Kodmani acknowledges that while the strike could help set the stage for peace talks, watching her own country be a target of American missiles wasn’t easy. In a powerful article in the Wall Street Journal, Kassem Eid, a survivor of the 2013 gas attacks, wrote that “Trump has given my people hope” and asked important questions: Where were the throngs of Americans who had protested against Trump’s travel ban on refugees? Why did they not mass outside the White House to demand that Trump stand up to Assad’s use of chemical weapons? “If Americans truly care, they can help remove Syria’s tyrant,” he wrote, echoing Rihbany’s 1918 book.
The answers to his questions lie partly in the American Left’s ambivalence or outright rejection of the use of force, even when it comes to the so-called responsibility to protect.

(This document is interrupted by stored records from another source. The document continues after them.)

class TransformerBlock:

    def __init__(self, sd, p, dev, C, heads, groups, xdim):
        self.C, self.heads, self.d, self.groups, self.xdim = C, heads, C // heads, groups, xdim
        self.p = p
        self.norm = Norm(sd, p + "norm", dev)
        self.proj_in = Linear(sd, p + "proj_in", dev, conv1x1=True)
        self.proj_out = Linear(sd, p + "proj_out", dev, conv1x1=True)
        b = p + "transformer_blocks.0."
        self.ln1, self.ln2, self.ln3 = Norm(sd, b + "norm1", dev), Norm(sd, b + "norm2", dev), Norm(sd, b + "norm3", dev)
        self.q1, self.k1, self.v1, self.o1 = (Linear(sd, b + "attn1." + n, dev) for n in ("to_q", "to_k", "to_v", "to_out.0"))
        assert self.q1.bias is None and self.k1.bias is None and self.v1.bias is None
        self.wqkv = torch.cat([self.q1.w, self.k1.w, self.v1.w], 0).contiguous()
        self._wqkvT = None
        self.q2, self.k2, self.v2, self.o2 = (Linear(sd, b + "attn2." + n, dev) for n in ("to_q", "to_k", "to_v", "to_out.0"))
        ff1, self.ff2 = Linear(sd, b + "ff.net.0.proj", dev), Linear(sd, b + "ff.net.2", dev)
        self.ff1_wi, self.ff1_bi = ops.interleave_geglu(ff1.w, ff1.bias)
        self._ff1_wiT = None
        self.lora1 = self.lora2 = None
        self.name1, self.name2 = b + "attn1.processor", b + "attn2.processor"
        self.cross = None
        self.lean = False

    def prepare_cross(self, enc, Bk, L, record, static=False):
        lo = self.lora2
        te = ops.gemm(enc, lo.down_kv16) if lo is not None else None
        rp = lo.k.rp if lo is not None else 0
        old = None
        if lo is not None:
            K = ops.gemm(enc, self.k2.w, a2=te[:, :rp], b2=lo.k.up16)
            V = ops.gemm(enc, self.v2.w, a2=te[:, rp:], b2=lo.v.up16)
        elif static:
            old = self.cross if (self.cross is not None and self.cross.get("static") and self.cross["K"].shape == (Bk * L, self.C)) else None
            K = ops.gemm(enc, self.k2.w, out=old["K"] if old else None)
            V = ops.gemm(enc, self.v2.w, out=old["V"] if old else None)
            if old is None:
                self.static_generation = getattr(self, "static_generation", 0) + 1
        else:
            K, V = ops.gemm(enc, self.k2.w), ops.gemm(enc, self.v2.w)
        self.cross = dict(static=bool(static and lo is None), K=K, V=V, Bk=Bk, L=L, enc=enc, te=te)
        if ops.FUSED_CROSS and L <= ops.CROSS_LP and self.C in ops.CROSS_WIDTHS and self.heads == 8:
            self.cross["Vt80"] = ops.transpose_btc(V, Bk, L, self.C, ops.CROSS_LP, out=old.get("Vt80") if (static and old) else None)
        if record:
            self.cross["dK"] = torch.zeros((Bk * L, self.C), dtype=F32, device=enc.device)
            self.cross["dV"] = torch.zeros((Bk * L, self.C), dtype=F32, device=enc.device)

    def finish_cross_backward(self, gscale, need_denc):
        c, lo = self.cross, self.lora2
        if c.get("slots") is not None:
            c["dK"] += c["slots"][:, 0].sum(dim=0)
            c["dV"] += c["slots"][:, 1].sum(dim=0)
            c["slots"] = None
        dK, dV = ops.to_f16(c["dK"]), ops.to_f16(c["dV"])
        rp = lo.k.rp if lo is not None else 0
        te = c["te"]
        denc = lora_linear_bwd(dK, c["enc"], te[:, :rp] if te is not None else None, self.k2, lo.k if lo else None, gscale, need_dx=need_denc)
        denc = lora_linear_bwd(dV, c["enc"], te[:, rp:] if te is not None else None, self.v2, lo.v if lo else None, gscale, residual=denc,
                               need_dx=need_denc)
        return denc

    def forward(self, x, B, H, W, ctx=None, pair=False):
        HW, C, h, d = H * W, self.C, self.heads, self.d
        rec = ctx is not None
        g, st = ops.groupnorm(x, None, B, HW, self.groups, 1e-6, self.norm.gamma, self.norm.beta, False)
        h0, n1, ln1 = ops.gemm(g, self.proj_in.w, bias=self.proj_in.bias, ln=(self.ln1.gamma, self.ln1.beta, 1e-5))
        l1 = self.lora1
        qs = ops.q_prescale(d)
        csq = (qs, C) if qs is not None else None
        if l1 is not None:
            t1 = ops.gemm(n1, l1.down_qkv16)
            qkv = ops.gemm(n1, self.wqkv, a2=t1, b2=l1.up_qkv16, colscale=csq)
        else:
            t1 = None
            qkv = ops.gemm(n1, self.wqkv, colscale=csq)
        q, k, v = qkv[:, :C], qkv[:, C:2 * C], qkv[:, 2 * C:]
        o, lse = ops.attn_fwd(q, k, v, B, h, HW, HW, d, 1, need_lse=True, prescaled=qs is not None)
        l2 = self.lora2
        cr = self.cross
        if (not pair and cr.get("Vt80") is not None and self.q2.bias is None and self.o2.bias is not None and (ops.FUSED_CROSS_TRAIN or (not rec and l2 is None))
                and ops.cross_block_ok(B * HW, C, h, cr["L"], HW, l2.q.rp if l2 is not None else 0)):
            h1, to1 = lora_linear_fwd(o, self.o1, l1.out if l1 else None, residual=h0)
            qs2 = ops.q_prescale(d)
            h2, n3, ln3, r = ops.cross_attn_block(h1, (self.ln2.gamma, self.ln2.beta, 1e-5), self.q2.w, cr["K"], cr["Vt80"], cr["L"], self.o2.w, self.o2.bias,
                                                  (self.ln3.gamma, self.ln3.beta, 1e-5), h, HW, B // cr["Bk"], lora_q=l2.q if l2 else None,
                                                  lora_o=l2.out if l2 else None, record=rec, q_prescaled=qs2 is not None)
            lean = rec and self.lean
            proj = torch.empty((n3.shape[0], self.ff1_wi.shape[0]), dtype=F16, device=n3.device) if rec and not lean else None
            gg = ops.gemm(n3, self.ff1_wi, bias=self.ff1_bi, act="geglu", aux=proj)
            h3 = ops.gemm(gg, self.ff2.w, bias=self.ff2.bias, residual=h2)
            out = ops.gemm(h3, self.proj_out.w, bias=self.proj_out.bias, residual=x, gn_stats=True)
            if rec:
                ctx.append(dict(x=x, st=st, h0=h0, ln1=ln1, n1=None if lean else n1, t1=t1, qkv=qkv, o=o, lse=lse, to1=to1, h1=h1, ln2=r["ln2"], n2=None if lean else r["n2"], tq2=r["tq2"], q2=r["q2"],
                                o2=r["o2"], lse2=r["lse2"], to2=r["to2"], h2=h2, ln3=ln3, proj=proj, pair=False, qs=qs is not None, qs2=qs2 is not None))
            return out
        (h1, n2, ln2), to1 = lora_linear_fwd(o, self.o1, l1.out if l1 else None, residual=h0, ln=(self.ln2.gamma, self.ln2.beta, 1e-5))
        qs2 = ops.q_prescale(d)
        q2, tq2 = lora_linear_fwd(n2, self.q2, l2.q if l2 else None, colscale=(qs2, C) if qs2 is not None else None)
        B2 = 2 * B if pair else B
        q2f, h1f, xf = (torch.cat([q2, q2]), torch.cat([h1, h1]), torch.cat([x, x])) if pair else (q2, h1, x)
        kv_div = B2 // cr["Bk"]
        o2, lse2 = ops.attn_fwd(q2f, cr["K"], cr["V"], B2, h, HW, cr["L"], d, kv_div, need_lse=True, prescaled=qs2 is not None)
        (h2, n3, ln3), to2 = lora_linear_fwd(o2, self.o2, l2.out if l2 else None, residual=h1f, ln=(self.ln3.gamma, self.ln3.beta, 1e-5))
        lean = rec and self.lean
        proj = torch.empty((n3.shape[0], self.ff1_wi.shape[0]), dtype=F16, device=n3.device) if rec and not lean else None
        gg = ops.gemm(n3, self.ff1_wi, bias=self.ff1_bi, act="geglu", aux=proj)
        h3 = ops.gemm(gg, self.ff2.w, bias=self.ff2.bias, residual=h2)
        out = ops.gemm(h3, self.proj_out.w, bias=self.proj_out.bias, residual=xf, gn_stats=True)
        if rec:
            ctx.append(dict(x=x, st=st, h0=h0, ln1=ln1, n1=None if lean else n1, t1=t1, qkv=qkv, o=o, lse=lse, to1=to1, h1=h1, ln2=ln2, n2=None if lean else n2,
                            tq2=tq2, q2=q2f, o2=o2, lse2=lse2, to2=to2, h2=h2, ln3=ln3, proj=proj, pair=pair, qs=qs is not None, qs2=qs2 is not None))
        return out

    def backward(self, d_out, B, H, W, c, gscale, need_dx=True):
        with ops.wgrad_batch():
            return self._backward(d_out, B, H, W, c, gscale, need_dx)

    def _backward(self, d_out, B, H, W, c, gscale, need_dx=True):
        HW, C, h, d = H * W, self.C, self.heads, self.d
        l1, l2 = self.lora1, self.lora2
        pair = c.get("pair", False)
        dh3 = ops.gemm(d_out, self.proj_out.wT)
        dgg = ops.gemm(dh3, self.ff2.wT)
        proj = c["proj"]
        if proj is None:
            proj = ops.gemm(ops.layernorm(c["h2"], self.ln3.gamma, self.ln3.beta, 1e-5), self.ff1_wi, bias=self.ff1_bi)
        dproj = ops.geglu_bwd_interleaved(proj, dgg)
        del proj
        if self._ff1_wiT is None:
            self._ff1_wiT = self.ff1_wi.t().contiguous()
        dn3 = ops.gemm(dproj, self._ff1_wiT)
        dh2 = ops.layernorm_bwd(c["h2"], dn3, self.ln3.gamma, c["ln3"], add=dh3)
        do2 = lora_linear_bwd(dh2, c["o2"], c["to2"], self.o2, l2.out if l2 else None, gscale)
        cr = self.cross
        kv_div = B // cr["Bk"]
        slot = BWD_SLOT[0] if cr.get("slots") is not None else None
        if slot is not None:
            dq2, _, _ = ops.attn_bwd(c["q2"], cr["K"], cr["V"], c["o2"], do2, c["lse2"], B, h, HW, cr["L"], d, kv_div,
                                     dk_out=cr["slots"][slot, 0], dv_out=cr["slots"][slot, 1], prescaled=c.get("qs2", False))
        else:
            dq2, _, _ = ops.attn_bwd(c["q2"], cr["K"], cr["V"], c["o2"], do2, c["lse2"], B, h, HW, cr["L"], d, kv_div,
                                     dk_acc=cr["dK"], dv_acc=cr["dV"], prescaled=c.get("qs2", False))
        if pair:
            B = B // 2
            M = B * HW
            dq2 = ops.add(dq2[:M], dq2[M:])
            dh2 = ops.add(dh2[:M], dh2[M:])
            if need_dx:
                d_out = ops.add(d_out[:M], d_out[M:])
        n2 = c["n2"] if (c["n2"] is not None or l2 is None) else ops.layernorm(c["h1"], self.ln2.gamma, self.ln2.beta, 1e-5)
        dn2 = lora_linear_bwd(dq2, n2, c["tq2"], self.q2, l2.q if l2 else None, gscale)
        dh1 = ops.layernorm_bwd(c["h1"], dn2, self.ln2.gamma, c["ln2"], add=dh2)
        do1 = lora_linear_bwd(dh1, c["o"], c["to1"], self.o1, l1.out if l1 else None, gscale)
        qkv = c["qkv"]
        dqkv = torch.empty_like(qkv)
        ops.attn_bwd(qkv[:, :C], qkv[:, C:2 * C], qkv[:, 2 * C:], c["o"], do1, c["lse"], B, h, HW, HW, d, 1, dqkv=dqkv, prescaled=c.get("qs", False))
        if self._wqkvT is None:
            self._wqkvT = self.wqkv.t().contiguous()
        if l1 is not None:
            t1, rp = c["t1"], l1.q.rp
            n1 = c["n1"] if c["n1"] is not None else ops.layernorm(c["h0"], self.ln1.gamma, self.ln1.beta, 1e-5)
            u = ops.gemm(dqkv, l1.upT_qkv16)
            for i, pair in enumerate((l1.q, l1.k, l1.v)):
                gd, gu = pair.grads()
                ops.lora_wgrad(dqkv[:, i * C:(i + 1) * C], t1[:, i * rp:(i + 1) * rp], gu, pair.r, 1, pair.r, scale=1.0 / gscale)
                ops.lora_wgrad(n1, u[:, i * rp:(i + 1) * rp], gd, 1, pair.K, pair.r, scale=1.0 / gscale)
            dn1 = ops.gemm(dqkv, self._wqkvT, a2=u, b2=l1.down_qkvT16) if need_dx else None
        else:
            dn1 = ops.gemm(dqkv, self._wqkvT) if need_dx else None
        if not need_dx:
            return None
        dh0 = ops.layernorm_bwd(c["h0"], dn1, self.ln1.gamma, c["ln1"], add=dh1)
        dg = ops.gemm(dh0, self.proj_in.wT)
        dx, _ = ops.groupnorm_bwd(c["x"], None, dg, B, HW, self.groups, c["st"], self.norm.gamma, self.norm.beta, False, add1=d_out)
        return dx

In this codependent relationship it’s hard to find a steady middle ground. What Obama didn’t understand was that by the time he had come to power, the region had stopped seething from the Iraq invasion. By the time Assad started killing peaceful protesters, the region had come full circle and bemoaned his unwillingness to intervene.

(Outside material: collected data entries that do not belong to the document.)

static bool pyramid_jobs_matlab(const HostModel& hm, const FrameSpec& f, const FrameLayout& lay, FrameTables& out) {
  const int n1 = lay.nlevels, interval = hm.md.interval;
  std::vector<MatJob>& jobs = out.matjobs;
  std::vector<int> yrun0((size_t)interval), xrun0((size_t)interval);
  for (int i = 0; i < interval; ++i) {
    const Level& L = lay.lv[i];
    yrun0[i] = (int)out.matruns.size();
    if (!resize_taps(f.h, L.ih, out.matruns, out.mattaps)) return false;
    xrun0[i] = (int)out.matruns.size();
    if (!resize_taps(f.w, L.iw, out.matruns, out.mattaps)) return false;
  }
  PyrLaunch R{0, 0, 1, 1, 1};
  for (int fr = 0; fr < f.batch; ++fr)
    for (int i = 0; i < interval; ++i) {
      const Level& L = lay.lv[fr * n1 + i];
      jobs.push_back(MatJob{(unsigned long long)fr * f.w * f.h * f.cn * lay.src_esz, (unsigned long long)L.img_off, f.w, f.h, L.iw, L.ih, yrun0[i], xrun0[i]});
      R.maxpix = std::max(R.maxpix, L.iw * L.ih);
    }
  R.njobs = (int)jobs.size();
  out.pyr_launches.push_back(R);
  for (int base = interval; base < n1; base += interval) {
    PyrLaunch D{(int)jobs.size(), 0, 1, 1, 1};
    for (int fr = 0; fr < f.batch; ++fr)
      for (int j = base; j < std::min(base + interval, n1); ++j) {
        const Level &S = lay.lv[fr * n1 + j - interval], &L = lay.lv[fr * n1 + j];
        jobs.push_back(MatJob{(unsigned long long)S.img_off, (unsigned long long)L.img_off, S.iw, S.ih, L.iw, L.ih, 0, 0});
        D.maxpix = std::max(D.maxpix, L.iw * L.ih);
        D.maxw = std::max(D.maxw, L.iw); D.maxh = std::max(D.maxh, L.ih);
      }
    D.njobs = (int)jobs.size() - D.job0;
    out.pyr_launches.push_back(D);
  }
  return true;
}

static int hog_conv_tiles(const HostModel& hm, const FrameSpec& f, const FrameLayout& lay, FrameTables& out, std::string* err) {
  const int sbin = hm.md.sbin;
  const int hog_bpp = lay.esz == 1 ? 3 : f.cn * lay.esz;
  out.hog_tc = 16;
  while (out.hog_tc > 2 && hog_lds_bytes(sbin, out.hog_tc, hm.ts, hog_bpp) > 150 * 1024) out.hog_tc /= 2;
  if (hog_lds_bytes(sbin, out.hog_tc, hm.ts, hog_bpp) > 150 * 1024) return fail(err, PBD_ERR_UNSUPPORTED, "sbin too large");
  std::vector<ConvTile> ct;
  for (int l = 0; l < lay.nvl; ++l) {
    const Level& L = lay.lv[l];
    if (!has_cells(L)) continue;
    for (int y = 0; y < L.ch - 2 * hm.pad; y += out.hog_tc)
      for (int x = 0; x < L.cw - 2 * hm.pad; x += out.hog_tc) out.hog_tiles.push_back(HogTile{l, y, x, 0});
    for (int y = 0; y < L.ch; y += 16)
      for (int x = 0; x < L.cw; x += 16) ct.push_back(ConvTile{l, y, x, 0});
  }
  out.conv_tiles = ct;
  const size_t full = ct.size() / 16 * 16;
  for (size_t b = 0; b < full; b += 16)
    for (size_t x = 0; x < 8; ++x) { out.conv_tiles[b + x] = ct[b + 2 * x]; out.conv_tiles[b + 8 + x] = ct[b + 2 * x + 1]; }
  if (hm.mixed)
    for (const SizeGroup& g : hm.groups)
      for (ConvTile t : out.conv_tiles) { t.pad = g.n0 | (g.nf << 16); out.conv_tiles_mix.push_back(t); }
  return PBD_OK;
}

static int dt_geometry(const HostModel& hm, const FrameLayout& lay, int dt_geom, const PlanKnobs& kn, FrameTables& out, std::string* err) {
  int maxlen = 1;
  for (const Level& L : lay.lv) if (L.active) maxlen = std::max(maxlen, std::max(L.cw, L.ch));
  const bool byte_links = dt_stride_for(maxlen) <= 256;
  const bool big_blocks = hm.ts == 4 && dt_geom ? dt_geom == 1 : byte_links;
  out.dt_nt = hm.ts == 8 ? 128 : (big_blocks ? 256 : PBD_DT_NT_DEFAULT);
  if (kn.dt_nt) out.dt_nt = kn.dt_nt;
  size_t dt_base = (hm.ts == 8 ? 40 : (big_blocks ? 40 : 25)) * 1024;
  if (kn.dt_budget_kb >= 0) dt_base = (size_t)kn.dt_budget_kb * 1024;
  if (kn.dt_budget_b >= 0) dt_base = (size_t)kn.dt_budget_b;
  int max_mix = 4;
  if (hm.fold) for (const PartInfo& P : hm.parts) max_mix = std::max(max_mix, P.K);
  const size_t dt_need = dt_lds_bytes(dt_stride_for(maxlen), max_mix, hm.ts, out.dt_nt);
  if (dt_need > 160 * 1024) return fail(err, PBD_ERR_UNSUPPORTED, "pyramid level too large for the LDS-resident distance transform");
  out.dt_lds = std::max(dt_base, dt_need);
  return PBD_OK;
}

struct PlaneAddr {
  const HostModel& hm;
  const FrameLayout& lay;
  const FrameBases& b;
  std::vector<size_t> part_scr, lvl_scr;
  PlaneAddr(const HostModel& hm_, const FrameLayout& lay_, const FrameBases& b_) : hm(hm_), lay(lay_), b(b_), part_scr(hm_.parts.size(), 0), lvl_scr(lay_.nvl, 0) {
    size_t o = 0;
    for (size_t fp = 0; fp < hm.parts.size(); ++fp) if (hm.parts[fp].p > 0) { part_scr[fp] = o; o += (size_t)hm.parts[fp].K * lay.act_cells; }
    o = 0;
    for (int l = 0; l < lay.nvl; ++l) { lvl_scr[l] = o; if (lay.lv[l].active) o += (size_t)lay.lv[l].cw * lay.lv[l].ch; }
  }
  size_t hw(int l) const { return (size_t)lay.lv[l].cw * lay.lv[l].ch; }
  size_t scr_of(int fp, int l, int mm) const { return part_scr[fp] + (size_t)hm.parts[fp].K * lvl_scr[l] + (size_t)mm * hw(l); }
  char* resp(int l, int fid) const { return b.p[FB_RESP] + (lay.lv[l].cell_off * hm.md.nfilters + (size_t)fid * hw(l)) * hm.ts; }
  char* acc(int l, int slot) const { return b.p[FB_ACC] + (lay.lv[l].cell_off * hm.nslots + (size_t)slot * hw(l)) * hm.ts; }
  char* sdt(int fp, int l, int mm) const { return lay.compact ? resp(l, hm.parts[fp].filterid[mm]) : b.p[FB_DT_SDT] + scr_of(fp, l, mm) * hm.ts; }
  uint8_t* ik(int l, int plane0) const { return (uint8_t*)b.p[FB_PK] + lay.lv[l].cell_off * hm.nplanes + (size_t)plane0 * hw(l); }
};

static int make_fold(const HostModel& hm, const PlaneAddr& pa, const std::vector<int>& children, int fp, int l, FrameTables& out) {
  if (children.empty()) return -1;
  std::vector<FoldJob>& folds = out.folds;
  FoldJob J{};
  for (int c : children) {
    const PartInfo& C = hm.parts[c];
    out.pick[(size_t)l * hm.parts.size() + c] = folds.size() * sizeof(FoldJob) + offsetof(FoldJob, ch) + (size_t)J.nch * sizeof(FoldChild);
    FoldChild& F = J.ch[J.nch++];
    F.K = C.K; F.L = hm.parts[fp].K;
    for (int k = 0; k < PBD_FOLD_MAXMIX; ++k) F.sdt[k] = pa.sdt(c, l, std::min(k, C.K - 1));
    const int Lp = hm.parts[fp].K;
    for (int k = 0; k < PBD_FOLD_MAXMIX; ++k)
      for (int mm = 0; mm < PBD_FOLD_MAXMIX; ++mm)
        F.bias[k][mm] = hm.biasw[C.biasid[std::min(k, C.K - 1)] + std::min(mm, Lp - 1)];
    F.ok = pa.ik(l, C.plane0);
  }
  folds.push_back(J);
  return (int)folds.size() - 1;
}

What Trump needs to understand is the lesson George W. Bush learned standing at a podium in Iraq, next to Prime Minister Nouri al-Maliki in December 2008: The liberator celebrated one day can have a shoe thrown at his head the next.
What might help Trump deal with the yo-yo of emotions America stirs up in the Middle East is that he’s as emotive and reactive as we are. Just last month, he cared little about the plight of civilians dying under Syrian government and Russian shelling. Now he calls Assad an animal and talks about the “beautiful babies” who died in Khan Sheikhoun.
Today, some people in the Arab world are cheering him. He shouldn’t be surprised then if tomorrow the same people are cursing his name.